Enterprise software-defined networking revenue is expected to explode in the coming years, with Technology Business Research predicting a 70.2% CAGR out to 2020.

The research company says SDN will make up a substantial portion of global enterprise networking infrastructure revenue and displace legacy technologies, with spend of US$12 billion expected by 2020.

“Large enterprise customers are in the early stages of trialling SDN solutions to reduce network bottlenecks, and as the technology and, ultimately, business value of the SDN architecture is established, adoption will expand,” TBR says.

Krista Macomber, TBR data center senior analyst, says adoption is currently ‘still fairly small and concentrated’.

“But 2016 will be a telling year as standards bodies, such as the Open Networking Foundation, mature and a growing number of success stories from trial deployments are cultivated,” Macomber says.

“This will pave a path to accelerated customer adoption, increasing at the expense of legacy technologies.”

TBR says the growth of SDN will mean challenges ahead for hardware-centric vendors such as Cisco, as they fast increasing challenges to their revenue bases from competitors who have invested in creating ways to decouple software from hardware, making white-box hardware increasingly feasible.

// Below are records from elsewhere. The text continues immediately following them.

@@ -166,13 +190,6 @@
         }
 #pragma unroll
         for (int i = 0; i < A_LD; ++i) rvox[i] = ((ris[i].x * p.ID + ris[i].y) * p.IH + ris[i].z) * p.IW + ris[i].w;
-    }
-    if constexpr (GLDS) {
-#pragma unroll
-        for (int i = 0; i < B_LD; ++i) {
-            const int e = tid + NTHR * i;
-            b_vo[i] = (unsigned)(((oc0 + (e >> 2)) * kpad + lseg * SEG) * (int)sizeof(T));
-        }
     }
     if (p.aligned && nchunks > 0) {
         const int cpt = spt >> 2;
@@ -245,12 +262,12 @@
 #pragma unroll
         for (int i = 0; i < B_LD; ++i)
             if ((NW * (i + 1)) * 64 <= BN * 4 || (wave_u + NW * i) * 64 < BN * 4)
-                __builtin_amdgcn_raw_ptr_buffer_load_lds(rb, (lptr_t)(B_s + (buf * KC + kc) * B_BYTES + (wave_u + NW * i) * 1024), 16,
+                __builtin_amdgcn_raw_ptr_buffer_load_lds(rb, (lptr_t)(B_s + buf * B_BUF + kc * B_BYTES + (wave_u + NW * i) * 1024), 16,
                                                          b_vo[i], chunk * 64, 0, 0);
 #pragma unroll
         for (int i = 0; i < A_LD; ++i) {
             const unsigned vo = ((rmask[i] >> st_tap) & 1u) ? (unsigned)(rbyte[i] + tap_db) : OOB;
-            __builtin_amdgcn_raw_ptr_buffer_load_lds(ra, (lptr_t)(A_s + (buf * KC + kc) * A_BYTES + (wave_u + NW * i) * 1024), 16,
+            __builtin_amdgcn_raw_ptr_buffer_load_lds(ra, (lptr_t)(A_s + buf * A_BUF + kc * A_BYTES + (wave_u + NW * i) * 1024), 16,
                                                      vo, st_c * (int)sizeof(T), 0, 0);
         }
     };
@@ -300,14 +317,14 @@
 #pragma unroll
             for (int i = 0; i < A_LD; ++i) {
                 const int row = lrow + (NTHR / 4) * i;
-                *reinterpret_cast<uint4*>(A_s + (buf * KC + kc) * A_BYTES + row * 64 + m1_swz64(row, lseg) * 16) = ra[kc][i];
+                *reinterpret_cast<uint4*>(A_s + buf * A_BUF + kc * A_BYTES + row * 64 + m1_swz64(row, lseg) * 16) = ra[kc][i];
             }
 #pragma unroll
             for (int i = 0; i < B_LD; ++i) {
                 const int e = tid + NTHR * i;
                 if (e < BN * 4) {
                     const int row = e >> 2;
-                    *reinterpret_cast<uint4*>(B_s + (buf * KC + kc) * B_BYTES + row * 64 + m1_swz64(row, e & 3) * 16) = rb[kc][i];
+                    *reinterpret_cast<uint4*>(B_s + buf * B_BUF + kc * B_BYTES + row * 64 + m1_swz64(row, e & 3) * 16) = rb[kc][i];
                 }
             }
         }
@@ -329,9 +346,9 @@
             u32x4_t af[KC][TM], bfr[KC][TN];
             auto rd = [&](int kc) {
 #pragma unroll
-                for (int i = 0; i < TM; ++i) af[kc][i] = m1_lds_read128(a_rd + (buf * KC + kc) * A_BYTES + i * 1024);
-#pragma unroll
-                for (int j = 0; j < TN; ++j) bfr[kc][j] = m1_lds_read128(b_rd + (buf * KC + kc) * B_BYTES + j * 1024);
+                for (int i = 0; i < TM; ++i) af[kc][i] = m1_lds_read128(a_rd + buf * A_BUF + kc * A_BYTES + i * 1024);
+#pragma unroll
+                for (int j = 0; j < TN; ++j) bfr[kc][j] = m1_lds_read128(b_rd + buf * B_BUF + kc * B_BYTES + j * 1024);
             };
             rd(0);
 #pragma unroll
@@ -365,12 +382,12 @@
 #pragma unroll
             for (int i = 0; i < TM; ++i) {
                 const int row = wm * (BM / WM) + i * 16 + fr;
-                af[i] = *reinterpret_cast<const uint4*>(A_s + (buf * KC + kc) * A_BYTES + row * 64 + m1_swz64(row, fs) * 16);
+                af[i] = *reinterpret_cast<const uint4*>(A_s + buf * A_BUF + kc * A_BYTES + row * 64 + m1_swz64(row, fs) * 16);
             }
 #pragma unroll
             for (int j = 0; j < TN; ++j) {
                 const int row = wn * (BN / WN) + j * 16 + fr;
-                bfr[j] = *reinterpret_cast<const uint4*>(B_s + (buf * KC + kc) * B_BYTES + row * 64 + m1_swz64(row, fs) * 16);
+                bfr[j] = *reinterpret_cast<const uint4*>(B_s + buf * B_BUF + kc * B_BYTES + row * 64 + m1_swz64(row, fs) * 16);
             }
 #pragma unroll
             for (int i = 0; i < TM; ++i)
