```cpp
template <int DT, int S, int NCH, int NFO>
static void flow_launch(const FlowParams& p, unsigned grid, hipStream_t stream) {
  constexpr int lds = FlowLds<NCH, NFO>::bytes;
  if constexpr (S == 1 && NCH == 9) {
    if (p.layout == 101) {
      static const int pair = getenv("SSDK_FLOW_PAIR") ? atoi(getenv("SSDK_FLOW_PAIR")) : 1;
      if (pair) {
        (void)hipFuncSetAttribute(reinterpret_cast<const void*>(&mbflow_kernel<DT, S, NCH, NFO, 1, false, false, true>), hipFuncAttributeMaxDynamicSharedMemorySize, lds);
        hipLaunchKernelGGL((mbflow_kernel<DT, S, NCH, NFO, 1, false, false, true>), dim3(grid), dim3(kFlowThreads), lds, stream, p);
        return;
      }
      (void)hipFuncSetAttribute(reinterpret_cast<const void*>(&mbflow_kernel<DT, S, NCH, NFO, 1>), hipFuncAttributeMaxDynamicSharedMemorySize, lds);
      hipLaunchKernelGGL((mbflow_kernel<DT, S, NCH, NFO, 1>), dim3(grid), dim3(kFlowThreads), lds, stream, p);
      return;
    }
  }
  (void)hipFuncSetAttribute(reinterpret_cast<const void*>(&mbflow_kernel<DT, S, NCH, NFO, kFlowNS>), hipFuncAttributeMaxDynamicSharedMemorySize, lds);
  hipLaunchKernelGGL((mbflow_kernel<DT, S, NCH, NFO, kFlowNS>), dim3(grid), dim3(kFlowThreads), lds, stream, p);
}

template <int DT, int S>
static bool flow_dispatch(const FlowParams& p, int nch, int nfo, unsigned grid, hipStream_t stream) {
#define SSDK_FLOW(NCH_, NFO_)                                   \
  if (nch == NCH_ && nfo == NFO_) {                             \
    flow_launch<DT, S, NCH_, NFO_>(p, grid, stream);            \
    return true;                                                \
  }
  SSDK_FLOW(6, 2)
  SSDK_FLOW(9, 2)
  SSDK_FLOW(12, 2)
  SSDK_FLOW(12, 4)
#undef SSDK_FLOW
  return false;
}

int launch_mbflow(const ssdk_mbconv_desc* d, hipStream_t stream) {
// ... 45 lines not shown
    if (!dbg_dev) (void)hipMalloc(&dbg_dev, 256 * sizeof(unsigned long long));
    (void)hipMemsetAsync(dbg_dev, 0, 256 * sizeof(unsigned long long), stream);
    p.dbg = dbg_dev;
  }
  auto dbg_print = [&]() {
    if (!env_dbg) return;
    unsigned long long hh[256];
    (void)hipStreamSynchronize(stream);
    (void)hipMemcpy(hh, dbg_dev, sizeof(hh), hipMemcpyDeviceToHost);
    fprintf(stderr, "[mbflow dbg] Cin=%d Chid=%d Cout=%d s=%d stem=%d rs=%d: per row (wait x | chunks | project+store | to next row):", d->Cin,
            d->Chid, d->Cout, d->stride, (int)stem, p.rs);
    for (int i = 0; i + 4 < 250 && hh[i + 4]; i += 4)
      fprintf(stderr, " [%llu %llu %llu %llu]", hh[i + 1] - hh[i], hh[i + 2] - hh[i + 1], hh[i + 3] - hh[i + 2], hh[i + 4] - hh[i + 3]);
    fprintf(stderr, "\n");
  };
  const int ow = d->stride == 1 ? 14 : 7;
  p.strips = (p.Wo + ow - 1) / ow;
  if (d->stride == 2) p.strips = 2 * ((p.Wo + 14) / 15);
  constexpr int env_rs = 0;
  constexpr int env_ns1 = 1;
  const bool ns1 = ((env_ns1 & 1) && !stem && d->stride == 1 && nch == 9) || ((env_ns1 & 2) && stem);
  const int flow_ns = ns1 ? 1 : kFlowNS;
  if (ns1 && !stem) p.layout = 101;
  const int groups = (p.strips + flow_ns - 1) / flow_ns;
  int rs = 64;
  while (rs > 16 && (long)d->N * groups * ((p.Ho + rs - 1) / rs) < 4096) rs >>= 1;
  if ((long)d->N * groups * ((p.Ho + rs - 1) / rs) < 2048 && env_rs <= 0 && variant <= 0) return 1;
  if (variant > 0) {
    while (rs > 8 && (long)d->N * groups * ((p.Ho + rs - 1) / rs) < 2048) rs >>= 1;
  }
  if (env_rs > 0) rs = env_rs;
  if (rs > p.Ho) rs = p.Ho;
  p.rs = rs;
  p.segs = (p.Ho + rs - 1) / rs;
  const long items = (long)d->N * groups * p.segs;
  const unsigned grid = (unsigned)((items + 3) / 4);
  bool ok;
  if (stem) {
    if (p.segs > 64) return 1;
    unsigned long long edge = 0;
    for (int sgi = 0; sgi < p.segs; ++sgi) {
      const int o0 = sgi * p.rs, o1 = (o0 + p.rs < p.Ho ? o0 + p.rs : p.Ho) - 1;
      const int last_row = o1 + 1 < p.H - 1 ? o1 + 1 : p.H - 1;
      if (2 * last_row + 1 >= p.Himg) edge |= 1ull << sgi;
    }
    const unsigned long long all = p.segs == 64 ? ~0ull : ((1ull << p.segs) - 1ull);
    constexpr int lds = FlowLds<2, 1>::bytes;
    auto go = [&](auto DTc, auto YEc, unsigned long long mask) {
      constexpr int DTv = decltype(DTc)::value;
      constexpr bool YEv = decltype(YEc)::value;
      if (!mask) return;
      FlowParams q = p;
      q.seg_mask = mask;
      const long it = (long)d->N * groups * __builtin_popcountll(mask);
      const unsigned g = (unsigned)((it + 3) / 4);
      if (ns1) {
        (void)hipFuncSetAttribute(reinterpret_cast<const void*>(&mbflow_kernel<DTv, 1, 2, 1, 1, true, YEv>),
                                  hipFuncAttributeMaxDynamicSharedMemorySize, lds);
        hipLaunchKernelGGL((mbflow_kernel<DTv, 1, 2, 1, 1, true, YEv>), dim3(g), dim3(kFlowThreads), lds, stream, q);
        return;
      }
      if constexpr (!YEv) {
        static const int env_xd = getenv("SSDK_STEM_DWORD") ? atoi(getenv("SSDK_STEM_DWORD")) : 1;
        if (env_xd && q.layout == 1 && (q.Wimg & 1) == 0 && (reinterpret_cast<uintptr_t>(q.x) & 3u) == 0) {
          (void)hipFuncSetAttribute(reinterpret_cast<const void*>(&mbflow_kernel<DTv, 1, 2, 1, kFlowNS, true, false, false, true>),
                                    hipFuncAttributeMaxDynamicSharedMemorySize, lds);
          hipLaunchKernelGGL((mbflow_kernel<DTv, 1, 2, 1, kFlowNS, true, false, false, true>), dim3(g), dim3(kFlowThreads), lds, stream, q);
          return;
        }
      }
      (void)hipFuncSetAttribute(reinterpret_cast<const void*>(&mbflow_kernel<DTv, 1, 2, 1, kFlowNS, true, YEv>),
                                hipFuncAttributeMaxDynamicSharedMemorySize, lds);
      hipLaunchKernelGGL((mbflow_kernel<DTv, 1, 2, 1, kFlowNS, true, YEv>), dim3(g), dim3(kFlowThreads), lds, stream, q);
    };
    if (d->dtype == SSDK_BF16) {
      go(std::integral_constant<int, SSDK_BF16>{}, std::false_type{}, all & ~edge);
      go(std::integral_constant<int, SSDK_BF16>{}, std::true_type{}, edge);
    } else {
      go(std::integral_constant<int, SSDK_F16>{}, std::false_type{}, all & ~edge);
      go(std::integral_constant<int, SSDK_F16>{}, std::true_type{}, edge);
    }
    dbg_print();
    return 0;
  }
  if (d->dtype == SSDK_BF16) ok = d->stride == 1 ? flow_dispatch<SSDK_BF16, 1>(p, nch, nfo, grid, stream) : flow_dispatch<SSDK_BF16, 2>(p, nch, nfo, grid, stream);
  else ok = d->stride == 1 ? flow_dispatch<SSDK_F16, 1>(p, nch, nfo, grid, stream) : flow_dispatch<SSDK_F16, 2>(p, nch, nfo, grid, stream);
  if (ok) dbg_print();
// ... 5 lines not shown
```

ssds.pytorch_amd/csrc/ssdk_mbk.hip:

```cpp
#include "ssdk_common.h"
#include "ssdk_flow_common.h"
#include "ssdk_scan.h"

namespace ssdk {

struct MbkParams {
  const u16* x;
  u16* y;
  const unsigned char* img;
  int N, H, W, Ho, Wo, Cin, Chid, Cout, residual;
  int pairs, halves;
  unsigned items;
  unsigned long long* dbg;
  unsigned wave_mask, pair_mask;
};

template <int KS, int NW, int NCHW, int NFO>
struct MbkGeo {
  static constexpr int NP = (NCHW + 1) / 2;
  static constexpr int PAIR_KB = 2 * KS + NFO;
  static constexpr int MISC_KB = (NCHW * 384 + 1023) / 1024;
  static constexpr int m_be = 0, m_wd = NCHW * 64, m_bd = NCHW * (64 + 288);
  static constexpr int SPB_KB = 2;
  static_assert(NFO * 128 <= SPB_KB * 1024, "projection BN block");
// ... 22 lines not shown
  static constexpr int xch = spb + G::SPB_KB * 1024;
  static constexpr int bytes = xch + NW * XF * 1024;
};

__device__ __forceinline__ void mbk_mfma_guard() {
  __builtin_amdgcn_sched_barrier(0);
  asm volatile("s_nop 15\n\ts_nop 3" ::: "memory");
  __builtin_amdgcn_sched_barrier(0);
}
__device__ __forceinline__ void mbk_valu_guard() {
  __builtin_amdgcn_sched_barrier(0);
  asm volatile("s_nop 3" ::: "memory");
  __builtin_amdgcn_sched_barrier(0);
}
__device__ __forceinline__ u32 fl_from_left2(u32 cur, u32 prev) {
  const int old = __builtin_amdgcn_update_dpp(0, (int)prev, 0x121, 0xf, 0xf, true);
  return (u32)__builtin_amdgcn_update_dpp(old, (int)cur, 0x111, 0xf, 0xf, false);
}
__device__ __forceinline__ u32 fl_from_right2(u32 cur, u32 next) {
  const int old = __builtin_amdgcn_update_dpp(0, (int)next, 0x12f, 0xf, 0xf, true);
  return (u32)__builtin_amdgcn_update_dpp(old, (int)cur, 0x101, 0xf, 0xf, false);
}
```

“Strategic alliances abound as SDN vendors seek to quickly and cost-effectively deliver complete solutions to market,” TBR says.

The company says it expects alliance activity to grow in complementary, strategic areas such as hyperconverged platforms and security.

Strategic SDN alliances will also enable vendors to expand revenue streams by addressing broader use cases.

However, Stephanie Long, TBR data center research analyst, notes that while standards bodies are laying the groundwork to overcome many customer pain points such as workload bottlenecks and lack of flexibility, resistance to change and a lack of knowledge about SDN remain, providing barriers to entry.

“Vendors will need to overcome these obstacles to foster widespread adoption,” Long says.